PD left, and I was left staring at the box that didn’t have anything on the outside but three words.

I’m sorry. Mia.

I opened the box, wary of what was inside.

I hadn’t spoken to Mia in two months…not since the day of Colton’s funeral.

Not for the lack of trying on my part, either.

She’d just refused to talk to me. Answer the door. Hell, I’d even tried to talk to her mother, but her mother didn’t have any answers for me either, seeing as Mia was doing the same thing to her, also.

But for me to get to a random box from her all these days later was odd.

But I opened the box, nonetheless, and wished I hadn’t.

Because inside were three things.

One was a photo framed in an ornate gold trimmed picture frame, another was a bear.

A tiny little bear dressed in a fireman coat and hat.

The other was a note.

I didn’t want to get rid of this. I’m cleaning up my house for a move, and I just couldn’t give it away. I’ll want it back some day…just not today.

I’m sorry for everything, and I’m also grateful.

I hope you’ll accept my apology for how I’ve acted, and that you will forgive me.

<3 Mia.

I held the firefighter bear in my hand, remembering what it’d looked like in that little boy’s clutched fists, and swallowed the lump that formed in my throat.

The tones dropped, and I looked up at the red light above the door and winced.

I had a headache. Had one on and off for months now.

Ever since I’d met Mia.

Although we hadn’t spent much time together, we’d been through so much in that short time, and I found that I missed her.

Missed a lot of things about her, actually.

Like the way she laughed, and the way she smelled.

The way her smile drooped on one side.

I found myself dreaming about her a lot, and I hoped that maybe this olive branch she offered wasn’t riddled with thorns.

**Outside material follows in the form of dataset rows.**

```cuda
__global__ void k_match(JobBufs);
__global__ void k_skip(JobBufs);
__global__ void k_nxt(JobBufs);
__global__ void k_path_tiles(JobBufs);
__global__ void k_path_chain(JobBufs, uint32_t, uint32_t);
__global__ void k_path_groups(JobBufs, uint32_t, uint32_t, uint4 *, uint32_t *);
__global__ void k_path_chain2(JobBufs, uint32_t, uint32_t, const uint4 *, uint32_t *, uint32_t *);
__global__ void k_path_mark(JobBufs, const uint32_t *, const uint32_t *);
__global__ void k_iter_lists(JobBufs, uint32_t *, uint32_t *, uint32_t);
__global__ void k_emit(JobBufs);
__global__ void k_holes(JobBufs, uint32_t);
__global__ void k_holes_cmp(JobBufs, uint32_t, uint32_t);
__global__ void k_tail(JobBufs);
__global__ void k_block_hist(JobBufs, uint32_t *);
__global__ void k_build_blocks(JobBufs, const uint32_t *);
__global__ void k_scan_blocks(JobBufs);
__global__ void k_encode(JobBufs);
__global__ void k_finish(JobBufs, const uint32_t *);
__global__ void k_literal_syms(JobBufs);
__global__ void k_stored(JobBufs);
__global__ void k_links2_std(JobBufs, uint32_t);
__global__ void k_links2_roll(JobBufs, uint32_t);
__global__ void k_links_fix_std(JobBufs);
__global__ void k_links_fix_roll(JobBufs);
__global__ void k_slow(JobBufs);
__global__ void k_rle(JobBufs);
__global__ void k_emit_slow(JobBufs);
__global__ void k_tail_slow(JobBufs);
__global__ void k_serial_low(JobBufs);
__global__ void k_links_dict_ghost(JobBufs, uint32_t *);
__global__ void k_links_dict_ghost_apply(JobBufs, const uint32_t *);
__global__ void k_bgzf_setup(BgzfJob, uint64_t);
__global__ void k_serial_low_members(JobBufs, BgzfJob);
__global__ void k_bgzf_medium(JobBufs, BgzfJob);
__global__ void k_bgzf_slow_steps(JobBufs, BgzfJob);
__global__ void k_bgzf_slow_walk(JobBufs, BgzfJob);
__global__ void k_bgzf_hist(JobBufs, BgzfJob, uint32_t *);
__global__ void k_bgzf_build(JobBufs, BgzfJob, const uint32_t *);
__global__ void k_bgzf_size(JobBufs, BgzfJob);
__global__ void k_bgzf_scan(JobBufs, BgzfJob);
__global__ void k_bgzf_encode(JobBufs, BgzfJob);
// ... 193 lines not shown
    RES(S_PCNT, ((size_t)N + 16) * 4, pcnt, uint32_t *)
    RES(S_SYMIDX, ((size_t)N + 16) * 4, symidx, uint32_t *)
    RES(S_PHEAD, (size_t)npt * kPathHead * 8, phead, uint2 *)
    RES(S_TENTRY, (size_t)npt * 4, tile_entry, uint32_t *)
    RES(S_TSYMB, (size_t)npt * 4, tile_symbase, uint32_t *)
    RES(S_MARKN, (size_t)npt + 16, mark_needed, uint8_t *)
    const uint32_t nlists = npt * (kPathTile / kPathSub);
    RES(S_LLIST, (size_t)nlists * kLongPerSub * 4, long_list, uint32_t *)
    RES(S_LCNT, (size_t)nlists * 4, long_cnt, uint32_t *)
    RES(S_TDIRTY, (size_t)nmt + 16, tile_dirty, uint8_t *)
    RES(S_SYMS, ((size_t)N + 64) * sizeof(Sym), syms, Sym *)
    RES(S_SYMB, 40000 * 4, sym_base, uint32_t *)
    RES(S_BMAP, (size_t)nmt * 8192, bucket_map, uint32_t *)
    RES(S_LR, npad * 2, Lr, uint16_t *)
    RES(S_KEYS, npad * 2, keys, uint16_t *)
    RES(S_LLAST, (size_t)nmt * 65536 * 2, link_last, uint16_t *)
    RES(S_CSTATE, (size_t)(npt + 1) * 16, chain_state, uint4 *)
    uint32_t chainG = 16;
    while ((uint64_t)chainG * chainG < npt) chainG += 8;
    const uint32_t chain_groups = (npt + chainG - 1) / chainG;
    const uint32_t chain2_smem = chainG * kPathHead * 8 + chain_groups * kPathHead * 16 + chainG * 8;
    const bool chain2 = chain2_smem <= kChain2MaxSmem;
    if ((rc = reserve(S_GFN, (size_t)chain_groups * kPathHead * 16 + ((size_t)npt + 4) * 4, &p)) != ZB_OK) return rc;
    uint4 *d_gfn = static_cast<uint4 *>(p);
    uint32_t *d_mark_cnt = reinterpret_cast<uint32_t *>(d_gfn + (size_t)chain_groups * kPathHead);
    uint32_t *d_mark_list = d_mark_cnt + 4;
    auto launch_chain = [&](uint32_t first_tile) {
        if (chain2) {
            k_path_groups<<<chain_groups, 1024, chainG * kPathHead * 8, st>>>(jb, npt, chainG, d_gfn, d_mark_cnt);
            k_path_chain2<<<chain_groups, 1024, chain2_smem, st>>>(jb, npt, chainG, d_gfn, d_mark_list, d_mark_cnt);
            launches++;
        } else k_path_chain<<<1, 1024, kChainSmemBytes, st>>>(jb, npt, first_tile);
    };
    auto launch_mark = [&](uint32_t grid) {
        if (chain2) k_path_mark<<<grid < npt ? grid : npt, 1024, kPathSmemBytes, st>>>(jb, d_mark_list, d_mark_cnt);
        else k_path_mark<<<npt, 1024, kPathSmemBytes, st>>>(jb, nullptr, nullptr);
    };
    uint32_t *d_lists;
    const uint32_t max_list = N / 512 + 2;
    if ((rc = reserve(S_LISTS, ((size_t)max_list + npt + nmt + 8) * 4, &p)) != ZB_OK) return rc;
    d_lists = static_cast<uint32_t *>(p);
    RES(S_HDIFF, (size_t)nwords * 8, hdiff, uint32_t *)
    jb.hdiff_words = nwords;
    RES(S_HCOARSE, (size_t)(N >> 10) + 16, hcoarse, uint8_t *)
    RES(S_MCHG, (((size_t)N >> 8) + 16) * 4 + 64, mchg, uint8_t *)
    RES(S_BLOCKS, (size_t)max_blocks * sizeof(BlockDesc), blocks, BlockDesc *)
    RES(S_BBASE, (size_t)max_blocks * 4, block_base, uint32_t *)
    uint32_t *d_freq;
    if ((rc = reserve(S_FREQ, (size_t)max_blocks * 320 * 4, &p)) != ZB_OK) return rc;
    d_freq = static_cast<uint32_t *>(p);
    uint8_t *d_out;
    if (dst_dev && dst_cap >= out_cap) d_out = static_cast<uint8_t *>(dst);
    else { if ((rc = reserve(S_OUT, out_cap + 16, &p)) != ZB_OK) return rc; d_out = static_cast<uint8_t *>(p); }
    jb.out = d_out;
    jb.out_cap = out_cap;
    void *d_ck;
    const size_t ck_bytes = ((size_t)N / 16384 + 16) * 8;
    if ((rc = reserve(S_CK, ck_bytes, &d_ck)) != ZB_OK) return rc;
#undef RES
    jb.info = d_info;
    jb.level = (uint32_t)level;
    jb.strategy_fixed = strategy == 4;
    const bool lf_zero = strategy >= 2;
    jb.wrap = wrap;
    jb.hdr_len = wrap == 1 ? 2 : wrap == 2 ? 10 : 0;
    jb.huffman_only = strategy == 2 && level != 0;
// ... 89 lines not shown
                cudaStreamWaitEvent(st, evc[k], 0);
                if (k + 1 < up_chunks) t_hi = up_len[k] >= 64 ? (uint32_t)((up_len[k] - 64) / kLinkTile) : 0;
            }
            if (t_hi <= t_done) continue;
            if (roll) k_links2_roll<<<t_hi - t_done, 1024, kLinks2SmemBytes, st>>>(jb, t_done);
            else k_links2_std<<<t_hi - t_done, 1024, kLinks2SmemBytes, st>>>(jb, t_done);
            if (k) launches++;
            t_done = t_hi;
        }
        if (chunked_upload) cudaStreamWaitEvent(st, evk, 0);
    };
    uint32_t iters = 0;
    if (level == 0) {
        const uint32_t nb = n_in == 0 ? 1 : (uint32_t)((n_in + 65534) / 65535);
        k_stored<<<nb, 256, 0, st>>>(jb);
        launches++;
        k_finish<<<1, 32, 0, st>>>(jb, d_check);
        launches++;
    } else {
        if (jb.huffman_only) {
            k_literal_syms<<<(uint32_t)(n_in / 256 + 1), 256, 0, st>>>(jb);
            launches++;
        } else if (jb.serial_mode) {
            iters = 1;
            pbegin();
            k_serial_low<<<1, 32, jb.serial_mode == 2 ? kSerialSmemBytes : kSerialSmemQuick, st>>>(jb);
            launches++;
            pend(1, 1);
        } else {
            CK(cudaMemsetAsync(jb.holes, 0, (size_t)nwords * 4, st));
            CK(cudaMemsetAsync(jb.holes_new, 0, (size_t)nwords * 4, st));
            CK(cudaMemsetAsync(jb.tile_dirty, 1, nmt, st));
            CK(cudaMemsetAsync(jb.tile_entry, 0xee, (size_t)npt * 4, st));
            CK(cudaMemsetAsync(jb.M + N, 0, (size_t)kPad * 4, st));
            CK(cudaMemsetAsync(jb.L + N, 0, (size_t)kPad * 2, st));
            pbegin();
            if (jb.slow_mode == 2) {
            } else if (jb.slow_mode && jb.sp.slow) {
                links_tiles(true);
                k_links_fix_roll<<<N / 256 + 1, 256, 0, st>>>(jb);
                launches += 2;
            } else {
                links_tiles(false);
                k_links_fix_std<<<N / 256 + 1, 256, 0, st>>>(jb);
                launches += 2;
                if (dstart >= 3 && n_in) {
                    uint32_t *d_first = reinterpret_cast<uint32_t *>(d_check) + 2;
                    CK(cudaMemsetAsync(d_first, 0xff, 4, st));
                    k_links_dict_ghost<<<(kMaxDist + 255) / 256, 256, 0, st>>>(jb, d_first);
                    k_links_dict_ghost_apply<<<1, 32, 0, st>>>(jb, d_first);
                    launches += 2;
                }
            }
            if (!jb.slow_mode) CK(cudaMemcpyAsync(jb.Lr, jb.L, npad * 2, cudaMemcpyDeviceToDevice, st));
            pend(0, 1);
            if (jb.slow_mode) {
                if (n_in > 0) {
                    iters = 1;
                    pbegin();
                    if (jb.slow_mode == 2) k_rle<<<(N + 255) / 256, 256, 0, st>>>(jb);
                    else {
                        jb.match_sub = level >= 9 ? kSlowSub9 : level == 8 ? 4096u : 8192u;
                        k_slow<<<(N + jb.match_sub - 1) / jb.match_sub, 1024, (kWSize + jb.match_sub + kSlowAhead) * 3, st>>>(jb);
                    }
                    pend(1, 1);
                    if (profile) phase_ms[11] = phase_ms[1];
                    pbegin();
                    k_path_tiles<<<npt, 1024, kPathSmemBytes, st>>>(jb);
                    launch_chain(0);
                    launch_mark(npt);
                    pend(3, 3);
                    pbegin();
                    k_emit_slow<<<(N + 255) / 256, 256, 0, st>>>(jb);
                    pend(4, 1);
                    launches += 5;
                }
                pbegin();
                k_tail_slow<<<1, 32, 0, st>>>(jb);
                launches++;
                pend(5, 1);
            } else {
            if (jb.tail_start > 0) {
                uint32_t n_dirty = nmt;
                for (;;) {
                    iters++;
                    uint32_t mthreads = 1024;
                    if (iters == 1) jb.match_sub = 4096;
                    else if (n_dirty <= kTailTiles) { jb.match_sub = kTailSub; mthreads = 256; }
                    else {
                        const uint64_t per_cta = (uint64_t)n_dirty * kMatchTile / (4 * (uint64_t)device_sm_count());
                        jb.match_sub = per_cta >= 8192 ? 8192 : per_cta >= 4096 ? 4096 : per_cta >= 2048 ? 2048 : 1024;
                    }
                    uint32_t nsub = (N + jb.match_sub - 1) / jb.match_sub;
                    uint32_t n_ptiles = npt, first_ptile = 0;
                    jb.skip_list = nullptr;
                    jb.nxt_list = nullptr;
                    if (iters > 1) {
                        jb.skip_list = d_lists;
                        jb.nxt_list = d_lists + nmt + 8;
                        n_ptiles = h_info->n_ptiles ? h_info->n_ptiles : 1;
                        first_ptile = h_info->first_ptile;
                        nsub = (n_dirty ? n_dirty : 1) * (kMatchTile / jb.match_sub);
                        if (n_dirty) {
                            pbegin();
                            k_skip<<<n_dirty, 1024, kSkipSmemBytes, st>>>(jb);
                            pend(1, 1);
                            launches++;
                        }
                    }
                    const uint32_t msmem = (kWSize + jb.match_sub + 512) + (kWSize + jb.match_sub) * 2 +
                                           (iters > 1 ? ((kWSize + jb.match_sub) / 32 + 1) * 4 * 4 + 8192 : 64);
                    jb.use_bucket_map = iters > 1;
                    pbegin();
                    k_match<<<nsub, mthreads, msmem, st>>>(jb);
                    pend(1, 1);
                    if (profile && iters == 1) phase_ms[11] = phase_ms[1];
                    pbegin();
                    k_nxt<<<n_ptiles * (kPathTile / 1024), 1024, 0, st>>>(jb);
                    pend(2, 1);
                    pbegin();
                    k_path_tiles<<<n_ptiles, 1024, kPathSmemBytes, st>>>(jb);
                    launch_chain(first_ptile);
                    launch_mark(iters == 1 ? npt : 2 * n_ptiles + 16);
                    pend(3, 3);
                    pbegin();
                    k_holes<<<(nlists * kLongPerSub + 255) / 256, 256, 0, st>>>(jb, nlists);
                    k_holes_cmp<<<(nwords + 255) / 256, 256, 0, st>>>(jb, nwords, nmt);
                    pend(4, 2);
                    launches += 7;
                    k_iter_lists<<<1, 1024, 0, st>>>(jb, d_lists, d_lists + nmt + 8, npt);
                    launches++;
                    CK(cudaMemcpyAsync(h_info, d_info, sizeof(JobInfo), cudaMemcpyDeviceToHost, st));
                    CK(cudaStreamSynchronize(st));
                    if (h_info->error) { snprintf(g_err, sizeof g_err, "engine error flags 0x%x (parse)", h_info->error); return ZB_E_INTERNAL; }
                    if (getenv("ZB_DEBUG")) {
                        static unsigned long long last[3];
                        if (iters == 1) memset(last, 0, sizeof last);
                        const double ctas = (double)(h_info->dbg[0] - last[0]) + 1e-9;
                        fprintf(stderr, "iter %u dirty %u: ctas %llu stage %.1f walk %.1f kcyc/cta, holes_changed %u, sub %u first_tile %u chain %u\n",
                                iters, n_dirty, h_info->dbg[0] - last[0], (h_info->dbg[1] - last[1]) / 1e3 / ctas,
                                (h_info->dbg[2] - last[2]) / 1e3 / ctas, h_info->holes_changed, jb.match_sub, first_ptile, chain2 ? 2u : 1u);
                        memcpy(last, h_info->dbg, sizeof last);
                    }
                    if (!h_info->holes_changed) break;
                    n_dirty = h_info->n_dirty;
                    if (iters > N / 257u + 4096u) { snprintf(g_err, sizeof g_err, "hole iteration did not converge"); return ZB_E_INTERNAL; }
                }
            }
            CK(cudaEventRecord(evf, st));
            CK(cudaStreamWaitEvent(st2, evf, 0));
            k_tail<<<1, 32, 0, st2>>>(jb);
            launches++;
            CK(cudaEventRecord(evt, st2));
            if (jb.tail_start > 0) {
                pbegin();
                k_emit<<<(jb.tail_start + 255) / 256, 256, 0, st>>>(jb);
                launches++;
                pend(4, 1);
            }
            pbegin();
            CK(cudaStreamWaitEvent(st, evt, 0));
            pend(5, 1);
            }
        }
        CK(cudaMemcpyAsync(h_info, d_info, sizeof(JobInfo), cudaMemcpyDeviceToHost, st));
        CK(cudaStreamSynchronize(st));
        if (h_info->error) { snprintf(g_err, sizeof g_err, "engine error flags 0x%x (tail)", h_info->error); return ZB_E_INTERNAL; }
        const uint32_t nblocks = h_info->n_blocks;
        if (nblocks == 0 || nblocks > max_blocks) { snprintf(g_err, sizeof g_err, "bad block count %u", nblocks); return ZB_E_INTERNAL; }
        pbegin();
        k_block_hist<<<nblocks, 256, 0, st>>>(jb, d_freq);
        k_build_blocks<<<nblocks, 32, 0, st>>>(jb, d_freq);
        k_scan_blocks<<<1, 256, 0, st>>>(jb);
        pend(6, 3);
        pbegin();
        k_encode<<<nblocks, 1024, 0, st>>>(jb);
        k_finish<<<1, 32, 0, st>>>(jb, d_check);
        pend(7, 2);
        launches += 5;
    }
    CK(cudaMemcpyAsync(h_info, d_info, sizeof(JobInfo), cudaMemcpyDeviceToHost, st));
    CK(cudaStreamSynchronize(st));
    CK(cudaGetLastError());
    if (h_info->error) {
        if (h_info->error & 8u) return ZB_E_BUF;
        snprintf(g_err, sizeof g_err, "engine error flags 0x%x (encode)", h_info->error);
// ... 363 lines not shown
```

Because I really did miss her.

Standing up, I tucked the bear into my pocket and jogged outside into the bay where the ambulance was.

Today, I was on the bus.

I enjoyed the ambulance.

Especially when I had someone to drive it for me since people were stupid when it came to emergency vehicles.

“Yo,” PD said as he got into the driver’s seat. “What was in the box?”

I pulled the bear out of my pocked and showed him.

He cleared his throat.

“Shit,” he said gruffly.

I nodded.

My thoughts exactly.

“What’d we get? I wasn’t paying attention,” I asked.

“Fender bender from what I heard,” he answered, pulling out a full thirty seconds before the rest of the boys on the truck pulled out.

In East Texas, when ambulances were dispatched, the engines always dispatched with them, regardless of whether it was just a medical call or not.

The drive to the scene of the accident was riddled with stupid drivers, the banes of my existence.

I was getting less and less tolerant of all the bullshit that some drivers pulled on the road.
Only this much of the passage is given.